All the above stats are automatically tagged with the following fields for further scoping. This includes user-produced stats. Users can also provide additional tags (or override tags) for custom stats.

Tag

Description

wf

Name of the workflow that was executing when this metric was emitted. {{project}}:{{domain}}:{{workflow_name}}

User Stats With Flyte#

The workflow parameters object that the SDK injects into various tasks has a statsd handle that users should call to emit stats of their workflows not captured by the default metrics. The usual caveats around cardinality apply, of course.

Users are encouraged to avoid creating their own stats handlers. If not done correctly, these can pollute the general namespace and accidentally interfere with the production stats of live services, causing pages and wreaking havoc.
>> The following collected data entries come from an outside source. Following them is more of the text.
template <int FMT, int LAY, bool PRE>
__device__ __forceinline__ void idct_output_body(
    const int16_t *__restrict__ coefs, const DevScan *__restrict__ scans, const IdctWork *__restrict__ work,
    const DevScanStatus *__restrict__ status, const DevQuantTable *__restrict__ quant_pool, uint8_t *__restrict__ out, YccRgbFactors kf) {
    constexpr int CONV = FMT == kFmtRgbU8 ? 3 : (FMT == kFmtRgbaU8 ? 4 : 0);
    constexpr bool kSampleBytes = fmt_is_sample_bytes(FMT);
    __shared__ __attribute__((aligned(16))) uint8_t sh_all[kIdctThreads * 128 + kIdctThreads * 64 + kMaxScanComponents * 128];
    uint8_t *sh = sh_all;
    uint8_t *sh_px = sh_all + kIdctThreads * 128;
    uint16_t(*sh_q)[64] = reinterpret_cast<uint16_t(*)[64]>(sh_all + kIdctThreads * 128 + kIdctThreads * 64);

    const IdctWork wk = work[blockIdx.x];
    const DevScan &s = scans[wk.scan];
    const uint32_t tid = threadIdx.x;
    const uint32_t wave = tid >> 6;
    const uint32_t bpm = s.blocks_per_mcu;
    const uint32_t mcus_per_tile = wk.mcus_per_tile;
    uint32_t decoded = status ? status[wk.scan].decoded_mcus : s.total_mcus;
    if (decoded > s.total_mcus) decoded = s.total_mcus;
    uint32_t fail_block = 0xFFFFFFFFu;
    if (status != nullptr && s.kind == kScanSequential) {
        const uint32_t fb = status[wk.scan].pad[1];
        if (fb != 0) fail_block = kFailBlockBase - fb;
        for (uint32_t j = s.first_scan; j < wk.scan; j++)
            if (scans[j].image_index == s.image_index && status[j].first_error != kNoError) fail_block = 0;
    }
    const bool keep = (s.shadow_mask & kKeepUnreachedMcus) != 0;
    constexpr bool kPerMcuLayout = fmt_is_interleaved(FMT) && (LAY == kLayYccH1V1 || LAY == kLayYccH2V1 || LAY == kLayYccH2V2);
    uint32_t first_mcu = wk.first_mcu;
    uint32_t range_end = wk.first_mcu + wk.n_mcus;
    if (first_mcu == kIdctPartialMcu) {
        if (fail_block == 0xFFFFFFFFu || fail_block % bpm == 0 || fail_block / bpm >= decoded) return;
        first_mcu = fail_block / bpm;
        range_end = first_mcu + 1;
    } else if (keep) {
        const uint32_t reach = kPerMcuLayout ? fail_block / bpm : (fail_block == 0xFFFFFFFFu ? fail_block : (fail_block + bpm - 1) / bpm);
        if (range_end > decoded) range_end = decoded;
        if (range_end > reach) range_end = reach;
        if (first_mcu >= range_end) return;
    }

    if (tid < (uint32_t)s.scan_components * 32) {
        const uint32_t c = tid >> 5, i = tid & 31;
        reinterpret_cast<uint32_t *>(sh_q[c])[i] =
            reinterpret_cast<const uint32_t *>(quant_pool[s.quant_pool[s.comp[c].quant_slot]].q)[i];
    }

    const uint32_t mcu_local = tid / bpm;
    const uint32_t b = tid - mcu_local * bpm;
    const uint32_t ci_early = s.blk_comp[b < kMaxBlocksPerMcu ? b : 0];
    const uint8_t *coef_bytes = reinterpret_cast<const uint8_t *>(coefs + s.coef_off * 64);

    auto tile_mcus = [&](uint32_t first) { return (range_end - first) < mcus_per_tile ? (range_end - first) : mcus_per_tile; };
    const uint32_t tile_blocks = mcus_per_tile * bpm;
    auto dma_tile = [&](uint32_t tile_first) {
        uint32_t t_ = tid;
        asm volatile("" : "+v"(t_));
        const uint32_t dma_lane_off = (t_ >> 3) * 128 + (((t_ & 7) ^ ((t_ >> 4) & 7)) * 16);
        const uint8_t *src = coef_bytes + (uint64_t)tile_first * bpm * 128;
#pragma unroll
        for (int k = 0; k < 8; k++)
            if (k < 6 || (uint32_t)k * 32 + (tid >> 3) < tile_blocks)
                __builtin_amdgcn_global_load_lds((jpgpu_gbl_void *)(src + (uint32_t)(k * 4096) + dma_lane_off),
                                                 (jpgpu_lds_void *)(sh + ((uint32_t)k * kIdctThreads + wave * 64) * 16), 16, 0, 0);
    };

    dma_tile(first_mcu);
    asm volatile("s_waitcnt vmcnt(0)" ::: "memory");
    __syncthreads();

  for (uint32_t tile_first = first_mcu; tile_first < range_end; tile_first += mcus_per_tile) {
    const uint32_t n_mcu = tile_mcus(tile_first);
    const uint32_t n_blk = n_mcu * bpm;
    const uint32_t next_first = tile_first + mcus_per_tile;
    const bool have_next = next_first < range_end;

    const uint32_t mcu = tile_first + mcu_local;
    const bool have_block = tid < n_blk;
    bool writes = have_block && ((s.shadow_mask >> ci_early) & 1u) == 0;

    float f[64];
    uint32_t px[32];
    if (PRE) {
        if (have_block) {
#pragma unroll
            for (int piece = 0; piece < 8; piece++) {
                const uint4 cv = *reinterpret_cast<const uint4 *>(sh + tid * 128 + ((piece ^ ((tid >> 1) & 7)) * 16));
                px[piece * 4] = cv.x;
                px[piece * 4 + 1] = cv.y;
                px[piece * 4 + 2] = cv.z;
                px[piece * 4 + 3] = cv.w;
            }
        }
    } else {
        constexpr bool kPerTile = (FMT == kFmtRgbU8 && (LAY == kLayYccH2V1 || LAY == kLayYccH2V2)) || (kSampleBytes && LAY == kLayGeneric);
        uint32_t t_ = tid;
        if (kPerTile) asm volatile("" : "+v"(t_));
        if (have_block) block_dequant(sh + t_ * 128, (t_ >> 1) & 7, sh_q[ci_early], f);
    }
    asm volatile("s_waitcnt lgkmcnt(0)" ::: "memory");
    __builtin_amdgcn_s_barrier();
    if (have_next) dma_tile(next_first);

    if (!PRE && have_block) block_idct(f, (int32_t)s.level_shift, px);
    const bool reached = mcu < decoded && mcu * bpm + b < fail_block;
    if ((s.shadow_mask & 0xFu) == 0) {
        writes = writes && (reached || !keep);
    } else {
        const uint32_t bb = b < kMaxBlocksPerMcu ? b : 0u, me = s.blk_comp[bb], fc = s.comp[me & 3u].component_index;
        uint32_t later = 0xFFu, earlier = 0xFFu;
        for (uint32_t cc = 0; cc < s.scan_components && cc < (uint32_t)kMaxScanComponents; cc++) {
            if (cc == me || s.comp[cc].component_index != fc) continue;
            if (cc > me && later == 0xFFu) later = cc;
            if (cc < me) earlier = cc;
        }
        uint32_t first_me = 0xFFu, first_later = 0xFFu, first_earlier = 0xFFu;
        for (uint32_t k = 0; k < bpm && k < (uint32_t)kMaxBlocksPerMcu; k++) {
            const uint32_t ck = s.blk_comp[k];
            if (ck == me && first_me == 0xFFu) first_me = k;
            if (ck == later && first_later == 0xFFu) first_later = k;
            if (ck == earlier && first_earlier == 0xFFu) first_earlier = k;
        }
        const bool later_reached = later != 0xFFu && mcu < decoded && mcu * bpm + (b - first_me + first_later) < fail_block;
        const bool earlier_reached = earlier != 0xFFu && mcu < decoded && mcu * bpm + (b - first_me + first_earlier) < fail_block;
        writes = have_block && (reached ? !later_reached : (!keep && later == 0xFFu && !earlier_reached));
    }
    if (!reached) {
#pragma unroll
        for (int i = 0; i < 32; i++) px[i] = 0;
    }
    bool synced = false;
    uint32_t mcu_late = mcu, b_late = b;
    asm volatile("" : "+v"(mcu_late), "+v"(b_late));
    const uint32_t mcu_y = mcu_late / s.mcus_per_line, mcu_x = mcu_late - mcu_y * s.mcus_per_line;
    const uint32_t ci = s.blk_comp[b_late < kMaxBlocksPerMcu ? b_late : 0];
    const DevScanComponent comp = s.comp[ci];

    if (FMT == kFmtPlanarI16) {
        if (writes) {
            int16_t *plane = reinterpret_cast<int16_t *>(out + s.out_off + s.plane_off[ci]);
            const uint32_t pitch = s.plane_pitch[ci];
            const uint32_t x0 = (mcu_x * comp.h + s.blk_x[b]) * 8, y0 = (mcu_y * comp.v + s.blk_y[b]) * 8;
#pragma unroll
            for (int r = 0; r < 8; r++) {
                const uint4 v = {px[r * 4 + 0], px[r * 4 + 1], px[r * 4 + 2], px[r * 4 + 3]};
                *reinterpret_cast<uint4 *>(plane + (size_t)(y0 + r) * pitch + x0) = v;
            }
        }
    } else {
    uint2 rows[8];
    if constexpr (FMT == kFmtInterleavedU8Scaled) {
        const ScaleTo8 k8 = scale_to_8(s.precision);
        if (k8.expand) {
#pragma unroll
            for (int r = 0; r < 8; r++) {
                rows[r].x = __builtin_amdgcn_perm(expand2_u8(px[r * 4 + 1], k8), expand2_u8(px[r * 4 + 0], k8), 0x06040200u);
                rows[r].y = __builtin_amdgcn_perm(expand2_u8(px[r * 4 + 3], k8), expand2_u8(px[r * 4 + 2], k8), 0x06040200u);
            }
        } else {
#pragma unroll
            for (int r = 0; r < 8; r++) {
                rows[r].x = __builtin_amdgcn_perm(shift_sat2_u8(px[r * 4 + 1], k8), shift_sat2_u8(px[r * 4 + 0], k8), 0x05040100u);
                rows[r].y = __builtin_amdgcn_perm(shift_sat2_u8(px[r * 4 + 3], k8), shift_sat2_u8(px[r * 4 + 2], k8), 0x05040100u);
            }
        }
    } else {
#pragma unroll
    for (int r = 0; r < 8; r++) {
        rows[r].x = pack4_u8(px[r * 4 + 0], px[r * 4 + 1]);
        rows[r].y = pack4_u8(px[r * 4 + 2], px[r * 4 + 3]);
    }
    }

    if (CONV != 0 && LAY == kLayGray) {
        if (writes) {
            const uint32_t x0 = (mcu_x * comp.h + s.blk_x[b]) * 8, y0 = (mcu_y * comp.v + s.blk_y[b]) * 8;
#pragma unroll
            for (int r = 0; r < 8; r++) {
                if (y0 + r >= s.height) continue;
                uint32_t px[8];
#pragma unroll
                for (int j = 0; j < 8; j++) px[j] = byte_of(rows[r].x, rows[r].y, j) * 0x010101u;
                store_rgb_pixels<8, (CONV == 4 ? 4 : 3)>(out + s.out_off + ((size_t)(y0 + r) * s.width + x0) * (CONV == 4 ? 4 : 3), px);
            }
        }
    } else if (FMT == kFmtPlanarU8 || (kSampleBytes && LAY == kLayGray)) {
        if (writes) {
            const bool gray = kSampleBytes;
            uint8_t *plane = out + s.out_off + (gray ? 0 : s.plane_off[ci]);
            const uint32_t pitch = gray ? s.width : s.plane_pitch[ci];
            const uint32_t x0 = (mcu_x * comp.h + s.blk_x[b]) * 8, y0 = (mcu_y * comp.v + s.blk_y[b]) * 8;
#pragma unroll
            for (int r = 0; r < 8; r++)
                if (!gray || y0 + r < s.height) *reinterpret_cast<uint2 *>(plane + (size_t)(y0 + r) * pitch + x0) = rows[r];
        }
    } else {
    if (have_block) {
#pragma unroll
        for (int r = 0; r < 8; r++) *reinterpret_cast<uint2 *>(sh_px + r * kPxRowStride + tid * 8) = rows[r];
    }
    asm volatile("s_waitcnt vmcnt(0)\n\ts_waitcnt lgkmcnt(0)" ::: "memory");
    __builtin_amdgcn_s_barrier();
    synced = true;

    interleaved_output_from_tile<LAY, CONV>(sh_px, s, tile_first, n_mcu, tid, writes, comp, mcu_x, mcu_y, b, out, kf, reached, mcu, fail_block);
    }
    }

    if (!synced) {
        asm volatile("s_waitcnt vmcnt(0)\n\ts_waitcnt lgkmcnt(0)" ::: "memory");
        __builtin_amdgcn_s_barrier();
    }
  }
}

If you’re using any libraries that emit stats, it’s best to turn them off if possible.

Use Published Dashboards to Monitor Flyte Deployment#

Flyte Backend is written in Golang and exposes stats using Prometheus. The stats are labeled with workflow, task, project & domain, wherever appropriate.
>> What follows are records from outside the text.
# NVIDIA-AI-IOT/redtail

Measured on AMD Instinct MI355X. Metric: stereo pairs/sec, ResNet18-2D 1257x369, higher is better.
Workload: dtype f32

## Files before the change

### redtail_amd/csrc/kernels/common.hip.h

```cpp
#pragma once
#include <hip/hip_runtime.h>
#include <stdint.h>

namespace rt {

typedef float f32x4 __attribute__((ext_vector_type(4)));
typedef float f32x16 __attribute__((ext_vector_type(16)));
typedef _Float16 f16x2 __attribute__((ext_vector_type(2)));
typedef _Float16 f16x4 __attribute__((ext_vector_type(4)));
typedef _Float16 f16x8 __attribute__((ext_vector_type(8)));

constexpr int kWave = 64;

#ifndef RT_WAVES_PER_EU
#define RT_WAVES_PER_EU(n) __attribute__((amdgpu_waves_per_eu(n, n)))
#endif

__host__ __device__ static inline int64_t cdiv(int64_t a, int64_t b) { return (a + b - 1) / b; }
__host__ __device__ static inline int round_up(int a, int b) { return (a + b - 1) / b * b; }

__device__ static __forceinline__ float elu1(float x) { return x > 0.f ? x : expf(x) - 1.f; }
__device__ static __forceinline__ float sigmoid1(float x) { return 1.f / (1.f + expf(-x)); }

template <int ACT>
// ... 15 lines not shown

typedef __amdgpu_buffer_rsrc_t buf_rsrc;
constexpr unsigned kBufOOB = 0x80000000u;
constexpr unsigned kBufSpan = 0x80000000u;
__device__ static __forceinline__ buf_rsrc make_buf(const void* base, bool valid = true) {
    return __builtin_amdgcn_make_buffer_rsrc(const_cast<void*>(base), 0, valid ? kBufSpan : 0u, 0x00020000);
}
__device__ static __forceinline__ float buf_load(buf_rsrc r, unsigned voff, unsigned soff) {
    return __builtin_bit_cast(float, __builtin_amdgcn_raw_buffer_load_b32(r, voff, soff, 0));
}
__device__ static __forceinline__ f32x4 buf_load4(buf_rsrc r, unsigned voff, unsigned soff) {
    return __builtin_bit_cast(f32x4, __builtin_amdgcn_raw_buffer_load_b128(r, voff, soff, 0));
}
typedef float f32x2_t __attribute__((ext_vector_type(2)));
typedef unsigned u32x2_t __attribute__((ext_vector_type(2)));
typedef unsigned u32x4_t __attribute__((ext_vector_type(4)));
__device__ static __forceinline__ f32x2_t buf_load2(buf_rsrc r, unsigned voff, unsigned soff) {
    return __builtin_bit_cast(f32x2_t, __builtin_amdgcn_raw_buffer_load_b64(r, voff, soff, 0));
}
__device__ static __forceinline__ void buf_store2(f32x2_t v, buf_rsrc r, unsigned voff, unsigned soff) {
    __builtin_amdgcn_raw_buffer_store_b64(__builtin_bit_cast(u32x2_t, v), r, voff, soff, 0);
}
__device__ static __forceinline__ void buf_store4(f32x4 v, buf_rsrc r, unsigned voff, unsigned soff) {
    __builtin_amdgcn_raw_buffer_store_b128(__builtin_bit_cast(u32x4_t, v), r, voff + soff, 0u, 0);
}
__device__ static __forceinline__ void buf_store(float v, buf_rsrc r, unsigned voff, unsigned soff) {
    __builtin_amdgcn_raw_buffer_store_b32(__builtin_bit_cast(unsigned, v), r, voff, soff, 0);
}

#ifndef RT_LDS_PTR
#define RT_LDS_PTR(p) ((__attribute__((address_space(3))) void*)(p))
#endif

#ifdef HIPEMU
__device__ static __forceinline__ void wait_vmem() {}
template <int N> __device__ static __forceinline__ void wait_vmem_but() {}
static inline void sload2_i32(const void* base, int off0, int off1, int& a, int& b) {
    a = *reinterpret_cast<const int*>(static_cast<const char*>(base) + off0);
    b = *reinterpret_cast<const int*>(static_cast<const char*>(base) + off1);
}
static inline void sload2_i64(const void* base, int off0, int off1, long long& a, long long& b) {
    a = *reinterpret_cast<const long long*>(static_cast<const char*>(base) + off0);
    b = *reinterpret_cast<const long long*>(static_cast<const char*>(base) + off1);
}
__device__ static __forceinline__ void lds_barrier() { __syncthreads(); }
__device__ static __forceinline__ void wave_lds_sync() { (void)__shfl(0.f, 0); }
__device__ static __forceinline__ unsigned pack_f16(float lo, float hi) {
    return (unsigned)__builtin_bit_cast(unsigned short, (_Float16)lo) | ((unsigned)__builtin_bit_cast(unsigned short, (_Float16)hi) << 16);
}
#else
__device__ static __forceinline__ void sload2_i32(const void* base, int off0, int off1, int& a, int& b) {
    asm volatile("s_load_dword %0, %2, %3\n\ts_load_dword %1, %2, %4\n\ts_waitcnt lgkmcnt(0)" : "=&s"(a), "=&s"(b) : "s"(base), "s"(off0), "s"(off1) : "memory");
}
__device__ static __forceinline__ void sload2_i64(const void* base, int off0, int off1, long long& a, long long& b) {
    asm volatile("s_load_dwordx2 %0, %2, %3\n\ts_load_dwordx2 %1, %2, %4\n\ts_waitcnt lgkmcnt(0)" : "=&s"(a), "=&s"(b) : "s"(base), "s"(off0), "s"(off1) : "memory");
}
__device__ static __forceinline__ void wait_vmem() { asm volatile("s_waitcnt vmcnt(0)" ::: "memory"); }
template <int N> __device__ static __forceinline__ void wait_vmem_but() { asm volatile("s_waitcnt vmcnt(%0)" ::"n"(N) : "memory"); }
__device__ static __forceinline__ void lds_barrier() { asm volatile("s_waitcnt lgkmcnt(0)\n\ts_barrier" ::: "memory"); }
__device__ static __forceinline__ void wave_lds_sync() {
    __builtin_amdgcn_fence(__ATOMIC_RELEASE, "wavefront");
    __builtin_amdgcn_wave_barrier();
    __builtin_amdgcn_fence(__ATOMIC_ACQUIRE, "wavefront");
}
__device__ static __forceinline__ unsigned pack_f16(float lo, float hi) {
    unsigned r;
// ... 38 lines not shown
```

Both flyteadmin and flytepropeller are instrumented to expose metrics. To visualize these metrics, Flyte provides three Grafana dashboards, each with a different focus:

  • User-facing dashboards: Dashboards that can be used to triage/investigate/observe performance and characteristics of workflows and tasks. The user-facing dashboard is published under ID 13980 in the Grafana marketplace.

  • System Dashboards: Dashboards that are useful for the system maintainer to investigate the status and performance of their Flyte deployments. These are further divided into:

The corresponding JSON files for each dashboard are also located at deployment/stats/prometheus.

Note

The dashboards are basic dashboards and do not include all the metrics exposed by Flyte. Feel free to use the scripts provided here to improve and -hopefully- contribute the improved dashboards.

How to use the dashboards#

1. We recommend installing and configuring the Prometheus operator as described in their docs. This is especially true if you plan to use the Service Monitors provided by the flyte-core Helm chart.

  1. Enable the Prometheus instance to use Service Monitors in the namespace where Flyte is running, configuring the following keys in the prometheus resource:

spec:
 serviceMonitorSelector: {}
 serviceMonitorNamespaceSelector: {}

Note

The above example configuration lets Prometheus use any ServiceMonitor in any namespace in the cluster. Adjust the configuration to reduce the scope if needed.

  1. Once you have installed and configured the Prometheus operator, enable the Service Monitors in the Helm chart by configuring the following keys in your values file:

flyteadmin:
  serviceMonitor:
    enabled: true

flytepropeller:
  serviceMonitor:
    enabled: true

Note

By default, the ServiceMonitor is configured with a scrapeTimeout of 30s and and interval of 60s. You can customize these values if needed.

With the above configuration in place you should be able to import the dashboards in your Grafana instance.